====== Recorded information
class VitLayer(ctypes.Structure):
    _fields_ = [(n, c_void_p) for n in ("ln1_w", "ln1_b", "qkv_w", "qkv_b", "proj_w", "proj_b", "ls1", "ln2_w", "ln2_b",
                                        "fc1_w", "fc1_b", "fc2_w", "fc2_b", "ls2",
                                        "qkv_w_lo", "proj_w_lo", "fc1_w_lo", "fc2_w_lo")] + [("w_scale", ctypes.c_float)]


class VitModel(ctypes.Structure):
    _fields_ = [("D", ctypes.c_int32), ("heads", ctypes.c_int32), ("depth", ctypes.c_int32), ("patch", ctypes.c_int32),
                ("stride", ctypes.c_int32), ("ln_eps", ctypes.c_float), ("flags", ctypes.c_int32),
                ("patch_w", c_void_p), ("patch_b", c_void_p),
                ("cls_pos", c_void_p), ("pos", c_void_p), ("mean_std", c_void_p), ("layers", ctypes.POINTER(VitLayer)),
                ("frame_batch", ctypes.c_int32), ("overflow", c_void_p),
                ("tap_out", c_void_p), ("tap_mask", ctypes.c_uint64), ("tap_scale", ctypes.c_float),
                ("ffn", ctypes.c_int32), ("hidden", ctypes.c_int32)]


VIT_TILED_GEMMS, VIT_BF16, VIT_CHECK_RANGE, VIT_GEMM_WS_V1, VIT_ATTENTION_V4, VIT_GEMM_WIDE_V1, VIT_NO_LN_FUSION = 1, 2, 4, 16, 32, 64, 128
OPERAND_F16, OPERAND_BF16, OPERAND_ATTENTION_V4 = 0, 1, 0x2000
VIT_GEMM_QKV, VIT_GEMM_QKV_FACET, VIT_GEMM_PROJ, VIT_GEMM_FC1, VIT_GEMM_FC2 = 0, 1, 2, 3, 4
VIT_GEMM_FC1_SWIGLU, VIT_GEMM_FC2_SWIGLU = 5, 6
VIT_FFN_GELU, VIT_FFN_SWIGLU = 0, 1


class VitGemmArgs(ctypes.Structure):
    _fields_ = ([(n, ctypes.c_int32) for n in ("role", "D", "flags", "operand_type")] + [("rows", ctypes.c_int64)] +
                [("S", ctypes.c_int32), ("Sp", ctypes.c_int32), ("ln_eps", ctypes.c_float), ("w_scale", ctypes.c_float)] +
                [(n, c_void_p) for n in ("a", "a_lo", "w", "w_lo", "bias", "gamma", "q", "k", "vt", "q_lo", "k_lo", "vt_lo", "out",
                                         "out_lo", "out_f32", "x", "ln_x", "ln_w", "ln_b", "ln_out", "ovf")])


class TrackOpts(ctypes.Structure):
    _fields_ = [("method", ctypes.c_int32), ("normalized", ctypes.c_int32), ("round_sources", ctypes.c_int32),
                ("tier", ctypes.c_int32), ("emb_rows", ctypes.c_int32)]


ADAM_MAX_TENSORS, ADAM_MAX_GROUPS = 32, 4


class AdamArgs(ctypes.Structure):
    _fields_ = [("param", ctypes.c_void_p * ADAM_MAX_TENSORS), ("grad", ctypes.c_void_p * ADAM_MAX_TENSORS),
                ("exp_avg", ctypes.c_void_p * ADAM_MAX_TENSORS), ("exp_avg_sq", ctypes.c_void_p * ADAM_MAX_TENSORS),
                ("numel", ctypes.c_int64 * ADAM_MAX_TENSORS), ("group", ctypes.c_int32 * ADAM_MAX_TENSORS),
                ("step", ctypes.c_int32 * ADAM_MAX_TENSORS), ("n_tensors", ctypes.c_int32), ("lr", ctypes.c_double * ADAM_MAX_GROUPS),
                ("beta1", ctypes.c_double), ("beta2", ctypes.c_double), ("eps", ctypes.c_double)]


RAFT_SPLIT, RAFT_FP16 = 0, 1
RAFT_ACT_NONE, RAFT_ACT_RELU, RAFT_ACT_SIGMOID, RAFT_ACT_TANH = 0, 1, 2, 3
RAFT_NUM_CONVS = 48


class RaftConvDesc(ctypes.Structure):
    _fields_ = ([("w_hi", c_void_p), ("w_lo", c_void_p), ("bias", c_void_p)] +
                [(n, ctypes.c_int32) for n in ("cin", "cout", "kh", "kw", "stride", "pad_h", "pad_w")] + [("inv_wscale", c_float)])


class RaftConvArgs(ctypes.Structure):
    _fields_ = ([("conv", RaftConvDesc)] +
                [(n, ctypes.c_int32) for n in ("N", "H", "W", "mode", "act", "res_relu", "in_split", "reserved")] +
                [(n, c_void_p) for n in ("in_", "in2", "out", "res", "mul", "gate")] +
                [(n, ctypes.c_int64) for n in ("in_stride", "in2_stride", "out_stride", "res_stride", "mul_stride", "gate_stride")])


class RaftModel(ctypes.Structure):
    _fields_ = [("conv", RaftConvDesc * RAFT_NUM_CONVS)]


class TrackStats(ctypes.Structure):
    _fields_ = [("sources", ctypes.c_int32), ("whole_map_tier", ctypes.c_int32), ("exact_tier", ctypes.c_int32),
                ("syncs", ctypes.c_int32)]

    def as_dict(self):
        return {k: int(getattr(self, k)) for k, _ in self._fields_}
============
▸ What to do: When a line among the entries above contains "Structure", copy it.

▸ Worked solution:
class VitLayer(ctypes.Structure):
class VitModel(ctypes.Structure):
class VitGemmArgs(ctypes.Structure):
class TrackOpts(ctypes.Structure):
class AdamArgs(ctypes.Structure):
class RaftConvDesc(ctypes.Structure):
class RaftConvArgs(ctypes.Structure):
class RaftModel(ctypes.Structure):
class TrackStats(ctypes.Structure):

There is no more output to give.